The governor also said the Senate’s approach, focusing only on new fields, “will cost the state billions of dollars across 10 years while we have declining production and no new revenues from new production.”
He cited the example of a company proposing to spend $9 billion in the state over the next 10 years on new fields. Under the state’s existing tax structure that company would get credits of between 45 and 65 percent, “so the state will pay half of the cost of that exploration across the next 10 years,” meaning the state would have to come up with $4 billion to $6 billion in that timeframe, while production from existing fields is declining.
The governor said he wants to see a proposal which would incentivize new production from existing fields, along with new field production, and believes that with “a significant tax change in existing fields” the state could see as much as 100,000 new barrels a day “within a year and a half or two years.”
“I want to see whether we can take what the Senate has already agreed is meaningful in the new field context and make it material enough to do the same in existing fields,” Parnell said.
If the Legislature reaches an impasse, Parnell said he would understand.
“But I think it’s worth a try to create a competitive environment where more production can be produced,” he said.
On House Bill 9, a bill moving along work on a small-diameter in-state gas pipeline, Parnell said that if the key provisions in HB 9 don’t pass, “Alaska’s gas line efforts, in my view, will be set back for one to two years.”
The governor said he was asking the House and Senate to waive the uniform rules and take up HB 9 where it was when the session ended; both bodies did that April 18.
Parnell said he disagrees with House Speaker Mike Chenault on whether the Alaska Gasline Development Corp. needs to come back to the Legislature before a pipeline gets built, and said he’s “not trying to empower AGDC at this moment to go and contract and have an open season and sanction a pipeline; I think we have to have some gates they have to go through where they are held accountable by the Legislature and by the executive.”
On the other hand, the governor said he doesn’t agree with legislators who believe AGDC’s “efforts should be killed off.”
“I’m not in that camp,” he said, explaining that the state needs alternatives — the large line from the North Slope to markets and the smaller in-state line — because without an option, the process would slow down, as it did under the Stranded Gas Act negotiations “when one party’s negotiations were swept off to the side and ... the process slowed down and the state had no other alternative.”
The new bill
The governor submitted a new oil tax bill to the House and the Senate April 18, describing it as “a piece of legislation that blends the positions of the House and Senate into a comprehensive approach that will bring economic opportunity to Alaskans for generations to come.”
New North Slope oil and gas production is incentivized with a 30 percent exclusion, based on gross value at the point of production or GVPP, from the production tax value used to calculate the base rate and progressivity for the first 10 years of sustained production.
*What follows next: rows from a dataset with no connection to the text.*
diff --git a/lodestar_amd/csrc/bgv_internal.h b/lodestar_amd/csrc/bgv_internal.h
--- a/lodestar_amd/csrc/bgv_internal.h
+++ b/lodestar_amd/csrc/bgv_internal.h
@@ -2,6 +2,7 @@
 #include "pairing.h"
 #include "rng.h"
 #include "bits_expand.h"
+#include "batch_tail.h"
 
 namespace bgv {
 
@@ -33,6 +34,7 @@
   uint32_t defer_grp;
   uint32_t steps_slice;
   uint32_t steps_dbg;
+  uint32_t batch_tail;
   const uint32_t* job_off;
   const uint32_t* pk_off;
   const uint32_t* pk_idx;
@@ -65,10 +67,12 @@
   uint32_t* set_job;
   uint32_t* item_off;
   uint32_t* item_job;
+  g2j* win_tmp;
   g2a* s_aff;
   uint32_t* s_inf;
   fp2_t* lines;
   fp12_t* f_step;
+  fp12_t* f_fold;
   fp12_t* f_set;
   fp12_t* f_job;
   fp12_t* f_batch;
@@ -79,6 +83,7 @@
   fp12_t* f_part;
   uint32_t* flags;
 };
+constexpr uint32_t FLAG_CODES_KEPT = 2;
 
 enum Stage {
   ST_SIG = 0,
@@ -139,6 +144,8 @@
 void launch_pk_coop(hipStream_t st, const dev_batch& b, const dev_work& w);
 void launch_miller_kv(hipStream_t st, const dev_batch& b, const dev_work& w);
 void launch_fp12_tail(hipStream_t st, int stage, const dev_batch& b, const dev_work& w);
+void launch_batch_sig_redo(hipStream_t st, const dev_batch& b, const dev_work& w);
+void launch_job_chain_retry(hipStream_t st, const dev_batch& b, const dev_work& w);
 void launch_combine_final(hipStream_t st, const fp12_t* parts, uint32_t n, uint32_t* flag);
 void launch_final_exp_many(hipStream_t st, const fp12_t* in, fp12_t* out, uint32_t n);
 void launch_export_g1a(hipStream_t st, const g1a* in, uint8_t* out96, uint32_t n);
diff --git a/lodestar_amd/csrc/bgv_kernels.hip b/lodestar_amd/csrc/bgv_kernels.hip
--- a/lodestar_amd/csrc/bgv_kernels.hip
+++ b/lodestar_amd/csrc/bgv_kernels.hip
@@ -237,6 +237,7 @@
   if (code == was) return;
   w.job_code[j] = code;
   if (was != C_OK) return;
+  if (b.batch_tail) w.flags[FLAG_CODES_KEPT] = 0u;
   g2a z;
   z.x = fp2_zero();
   z.y = fp2_zero();
@@ -419,9 +420,30 @@
   w.msm_mask[t] = mask;
 }
 
+__device__ __forceinline__ void job_code16(const dev_batch& b, const dev_work& w, uint32_t j, uint32_t l) {
+  const uint32_t beg = b.job_off[j], end = b.job_off[j + 1];
+  uint32_t bad_sig = 0xffffffffu, bad_pk = 0xffffffffu;
+  for (uint32_t i = beg + l; i < end; i += 16u) {
+    if (bad_sig == 0xffffffffu && w.sig_code[i] != C_OK) bad_sig = i;
+    if (bad_pk == 0xffffffffu && w.pk_code[i] != C_OK) bad_pk = i;
+  }
+  for (uint32_t st = 8; st >= 1; st >>= 1) {
+    bad_sig = min(bad_sig, (uint32_t)__shfl_down((int)bad_sig, st, 16));
+    bad_pk = min(bad_pk, (uint32_t)__shfl_down((int)bad_pk, st, 16));
+  }
+  if (l != 0) return;
+  int32_t code = C_OK;
+  if (bad_sig != 0xffffffffu) code = w.sig_code[bad_sig];
+  else if (bad_pk != 0xffffffffu) code = w.pk_code[bad_pk];
+  if (end == beg) code = C_EMPTY_JOB;
+  w.job_code[j] = code;
+  if (j == 0) w.flags[FLAG_CODES_KEPT] = 1u;
+}
+
 __global__ void BGV_BULK k_msm_window(dev_batch b, dev_work w) {
   const uint32_t t = gtid();
   if (t >= b.n_jobs * 16u) return;
+  if (b.batch_tail) job_code16(b, w, t >> 4, t & 15u);
   const g2j* bk = w.msm_bucket + (size_t)t * 15u;
   const uint32_t mask = w.msm_mask[t];
   g2j run, tot;
@@ -484,21 +506,29 @@
   if (d == 0) w.msm_win[16u * j + win] = acc;
 }
 
-__global__ void BGV_BULK k_msm_job(dev_batch b, dev_work w) {
+enum : uint32_t { MSM_JOB_ALL = 0, MSM_JOB_HORNER = 1, MSM_JOB_BATCH = 2 };
+__global__ void BGV_BULK k_msm_job(dev_batch b, dev_work w, uint32_t mode, const g2j* win_src, const uint32_t* skip) {
+  if (skip && *skip) return;
   const uint32_t t = gtid();
-  const uint32_t j = t >> 4, win = t & 15u;
-  if (j >= b.n_jobs) return;
-  const uint32_t beg = b.job_off[j], end = b.job_off[j + 1];
+  uint32_t j = t >> 4;
+  const uint32_t win = t & 15u;
+  if (j >= (mode == MSM_JOB_BATCH ? 1u : b.n_jobs)) return;
   int32_t code = C_OK;
-  for (uint32_t i = beg; i < end && code == C_OK; i++) code = w.sig_code[i];
-  for (uint32_t i = beg; i < end && code == C_OK; i++) code = w.pk_code[i];
-  if (end == beg) code = C_EMPTY_JOB;
+  if (mode == MSM_JOB_ALL) {
+    const uint32_t beg = b.job_off[j], end = b.job_off[j + 1];
+    for (uint32_t i = beg; i < end && code == C_OK; i++) code = w.sig_code[i];
+    for (uint32_t i = beg; i < end && code == C_OK; i++) code = w.pk_code[i];
+    if (end == beg) code = C_EMPTY_JOB;
+  } else if (mode == MSM_JOB_HORNER) {
+    code = w.job_code[j];
+  }
   g2j s;
   jac_set_inf(s);
   if (code == C_OK) {
-    s = w.msm_win[16u * j + win];
+    s = mode == MSM_JOB_BATCH ? win_src[win] : w.msm_win[16u * j + win];
     for (uint32_t k = 0; k < 4u * win; k++) jac_dbl(s, s);
   }
+  if (mode == MSM_JOB_BATCH) j = b.n_jobs;
   for (uint32_t st = 8; st >= 1; st >>= 1) {
     g2j o;
     shfl_down16(o, s, st);
@@ -512,7 +542,23 @@
   if (code == C_OK) inf = jac_to_aff(sa, s) ? 0u : 1u;
   w.s_aff[j] = sa;
   w.s_inf[j] = inf;
-  w.job_code[j] = code;
+  if (mode == MSM_JOB_ALL) w.job_code[j] = code;
+}
+
+__global__ void BGV_BULK k_win_fold(dev_work w, const g2j* src, uint32_t n, g2j* dst, uint32_t level0, const uint32_t* skip) {
+  if (skip && *skip) return;
+  const uint32_t t = gtid();
+  const uint32_t g = t >> 4, win = t & 15u;
+  if (g >= (n + WIN_FAN - 1) / WIN_FAN) return;
+  const uint32_t end = min(n, WIN_FAN * g + WIN_FAN);
+  g2j acc;
+  jac_set_inf(acc);
+  for (uint32_t j = WIN_FAN * g; j < end; j++) {
+    if (level0 && w.job_code[j] != C_OK) continue;
+    const g2j v = src[16u * j + win];
+    jac_add(acc, acc, v);
+  }
+  dst[16u * g + win] = acc;
 }
 
 constexpr uint32_t MSM_LANES = 256;
@@ -674,8 +720,10 @@
 
 
 template <int SUB, int HALF>
-__global__ void __launch_bounds__(64, BGV_WAVES) k_miller_coop(dev_batch b, dev_work w, uint32_t first, uint32_t count) {
+__global__ void __launch_bounds__(64, BGV_WAVES) k_miller_coop(dev_batch b, dev_work w, uint32_t first, uint32_t count,
+                                                                      const uint32_t* skip) {
   using cfg = coop_cfg<SUB, HALF>;
+  if (skip && *skip) return;
   __shared__ coop_grp_t<SUB, HALF> sm[cfg::GROUPS];
   const uint32_t lane = threadIdx.x, grp = lane / cfg::LANES;
   const uint32_t r = lane % cfg::LANES;
@@ -692,7 +740,7 @@
       Q = w.h_aff[t];
     } else {
       const uint32_t j = t - b.n_sets;
-      active = w.job_code[j] == C_OK && !w.s_inf[j];
+      active = (j >= b.n_jobs || w.job_code[j] == C_OK) && !w.s_inf[j];
       P.x = G1_X_MONT;
       P.y = G1_NEG_Y_MONT;
       Q = w.s_aff[j];
@@ -963,17 +1011,17 @@
 }
 
 static void launch_miller_coop(hipStream_t st, uint32_t lanes, const dev_batch& b, const dev_work& w, uint32_t first,
-                               uint32_t count) {
+                               uint32_t count, const uint32_t* skip = nullptr) {
   if (!count) return;
   if (lanes == 6) {
     constexpr uint32_t G = coop_cfg<1, 1>::GROUPS;
-    hipLaunchKernelGGL((k_miller_coop<1, 1>), dim3((count + G - 1) / G), dim3(64), 0, st, b, w, first, count);
+    hipLaunchKernelGGL((k_miller_coop<1, 1>), dim3((count + G - 1) / G), dim3(64), 0, st, b, w, first, count, skip);
   } else if (lanes == 18) {
     constexpr uint32_t G = coop_cfg<3, 1>::GROUPS;
-    hipLaunchKernelGGL((k_miller_coop<3, 1>), dim3((count + G - 1) / G), dim3(64), 0, st, b, w, first, count);
+    hipLaunchKernelGGL((k_miller_coop<3, 1>), dim3((count + G - 1) / G), dim3(64), 0, st, b, w, first, count, skip);
   } else {
     constexpr uint32_t G = coop_cfg<3, 2>::GROUPS;
-    hipLaunchKernelGGL((k_miller_coop<3, 2>), dim3((count + G - 1) / G), dim3(64), 0, st, b, w, first, count);
+    hipLaunchKernelGGL((k_miller_coop<3, 2>), dim3((count + G - 1) / G), dim3(64), 0, st, b, w, first, count, skip);
   }
 }
 
@@ -985,6 +1033,27 @@
 void launch_sig_fixup(hipStream_t st, const dev_batch& b, const dev_work& w) {
   BGV_LAUNCH(k_sig_fix, b.n_sets, b, w);
   BGV_LAUNCH(k_job_recode, b.n_jobs, b, w);
+}
+
+static void launch_batch_sig(hipStream_t st, const dev_batch& b, const dev_work& w, const uint32_t* skip) {
+  if (!b.n_jobs) return;
+  g2j* reg[2] = {w.win_tmp, w.win_tmp + 16u * tail_region1(b.n_jobs, WIN_FAN)};
+  const g2j* src = w.msm_win;
+  uint32_t n = b.n_jobs, lvl = 0;
+  do {
+    const uint32_t groups = tail_groups(n, WIN_FAN);
+    g2j* dst = reg[lvl & 1u];
+    BGV_LAUNCH(k_win_fold, groups * 16u, w, src, n, dst, lvl == 0 ? 1u : 0u, skip);
+    src = dst;
+    n = groups;
+    lvl++;
+  } while (n > 1);
+  BGV_LAUNCH(k_msm_job, 16u, b, w, MSM_JOB_BATCH, src, skip);
+  launch_miller_coop(st, b.job_lanes, b, w, b.n_sets + b.n_jobs, 1u, skip);
+}
+
+void launch_batch_sig_redo(hipStream_t st, const dev_batch& b, const dev_work& w) {
+  launch_batch_sig(st, b, w, w.flags + FLAG_CODES_KEPT);
 }
 
 void launch_stage(hipStream_t st, int stage, const dev_batch& b, const dev_work& w) {
@@ -1048,8 +1117,8 @@
         if (b.msm == 2) BGV_LAUNCH(k_msm_window, b.n_jobs * 16u, b, w);
         if ((b.msm == 4 && BGV_MSM_JOB_COOP) || (b.msm == 2 && BGV_MSM_JOB_COOP_BULK))
           launch_msm_job_coop(st, b, w);
-        else
-          BGV_LAUNCH(k_msm_job, b.n_jobs * 16u, b, w);
+        else if (!b.batch_tail)
+          BGV_LAUNCH(k_msm_job, b.n_jobs * 16u, b, w, MSM_JOB_ALL, (const g2j*)nullptr, (const uint32_t*)nullptr);
         break;
       }
       if (b.msm == 1) {
@@ -1084,7 +1153,8 @@
       else launch_miller(st, b, w);
       break;
     case ST_MILLER_JOBS:
-      if (b.n_jobs)
+      if (b.batch_tail) launch_batch_sig(st, b, w, nullptr);
+      else if (b.n_jobs)
         launch_miller_coop(st, b.job_lanes, b, w, b.n_sets, b.n_jobs);
       break;
     case ST_F_TREE:
@@ -1094,6 +1164,13 @@
       launch_fp12_tail(st, stage, b, w);
       break;
     case ST_BATCH_FINAL:
+      launch_fp12_tail(st, stage, b, w);
+      if (b.batch_tail && b.n_jobs) {
+        BGV_LAUNCH(k_msm_job, b.n_jobs * 16u, b, w, MSM_JOB_HORNER, (const g2j*)nullptr, (const uint32_t*)w.flags);
+        launch_miller_coop(st, b.job_lanes, b, w, b.n_sets, b.n_jobs, w.flags);
+        launch_job_chain_retry(st, b, w);
+      }
+      break;
     case ST_JOB_FINAL: launch_fp12_tail(st, stage, b, w); break;
     case ST_SET_CODES: BGV_LAUNCH(k_set_codes, b.n_sets, b, w); break;
     default: break;
diff --git a/lodestar_amd/csrc/bgv_tail.hip b/lodestar_amd/csrc/bgv_tail.hip
--- a/lodestar_amd/csrc/bgv_tail.hip
+++ b/lodestar_amd/csrc/bgv_tail.hip
@@ -79,10 +79,11 @@
   c_store(w.f_batch[j], &acc);
 }
 
-__global__ void COOP_LB k_job_chain(dev_batch b, dev_work w) {
+__global__ void COOP_LB k_job_chain(dev_batch b, dev_work w, const uint32_t* skip) {
   __shared__ cscratch s;
   __shared__ wfp12 acc, x, y;
   __shared__ uint32_t bad_pk;
+  if (skip && *skip) return;
   const uint32_t j = blockIdx.x;
   const uint32_t beg = b.job_off[j], end = b.job_off[j + 1];
   const uint32_t t0 = w.item_off[j], t1 = w.item_off[j + 1];
@@ -132,7 +133,6 @@
   c_store(w.f_batch[j], &acc);
 }
 
-constexpr uint32_t FOLD_FAN = 8;
 __global__ void COOP_LB k_fold(const fp12_t* src, uint32_t n, fp12_t* dst) {
   __shared__ cscratch s;
   __shared__ wfp12 acc, x;
@@ -143,6 +143,49 @@
     c_mul(&acc, &acc, &x, &s);
   }
   c_store(dst[blockIdx.x], &acc);
+}
+
+__global__ void COOP_LB k_step_fold(dev_batch b, dev_work w, const fp12_t* src, uint32_t n, fp12_t* dst, uint32_t level0) {
+  __shared__ cscratch s;
+  __shared__ wfp12 acc, x;
+  const uint32_t g = blockIdx.x, k = blockIdx.y;
+  const uint32_t live = level0 ? min(n, w.item_off[b.n_jobs]) : n;
+  const uint32_t beg = g * FOLD_FAN, end = min(live, beg + FOLD_FAN);
+  bool have = false;
+  for (uint32_t t = beg; t < end; t++) {
+    if (level0 && w.job_code[w.item_job[t]] != C_OK) continue;
+    if (!have) {
+      c_load(&acc, src[(size_t)t * MILLER_STEPS + k]);
+      have = true;
+    } else {
+      c_load(&x, src[(size_t)t * MILLER_STEPS + k]);
+      c_mul(&acc, &acc, &x, &s);
+    }
+  }
+  if (!have) c_set_one(&acc);
+  c_store(dst[(size_t)g * MILLER_STEPS + k], &acc);
+}
+
+__global__ void COOP_LB k_batch_chain(dev_batch b, dev_work w, const fp12_t* steps) {
+  __shared__ cscratch s;
+  __shared__ wfp12 acc, x;
+  uint32_t k = 0;
+  for (int bit = 62; bit >= 0; bit--) {
+    const int sub = ((BLS_X_ABS >> bit) & 1ull) ? 2 : 1;
+    for (int a = 0; a < sub; a++, k++) {
+      c_load(&x, steps[k]);
+      if (k == 0) {
+        c_copy(&acc, &x);
+      } else {
+        if (a == 0) c_mul(&acc, &acc, &acc, &s);
+        c_mul(&acc, &acc, &x, &s);
+      }
+    }
+  }
+  c_conj(&acc, &acc);
+  c_load(&x, w.f_set[b.n_sets + b.n_jobs]);
+  c_mul(&acc, &acc, &x, &s);
+  c_store(w.f_batch[0], &acc);
 }
 
 __global__ void COOP_LB k_batch_final(dev_batch b, dev_work w) {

This applies to fields not in production or in a unit on Jan. 1, 2008 — which would exclude Point Thomson but include Oooguruk and Nikaitchuq.
For currently producing North Slope fields, there is an exclusion, but only from the value used to calculate progressivity: 40 percent of the GVPP would be excluded from the monthly production tax value used to calculate progressivity; progressivity would be capped at 60 percent.
The bill also extends tax incentives for well lease expenditures available elsewhere in the state to North Slope activities and allow producers to apply tax credits in one year.
The new-oil provision
So what would the 30 percent exclusion in calculating base rate and progressivity for the first 10 years of sustained production look like?
Senate Finance had PFC Energy model the lifecycle effects for a new small development — a 70 million barrel field with peak production of 10,000 barrels per day at $100 oil.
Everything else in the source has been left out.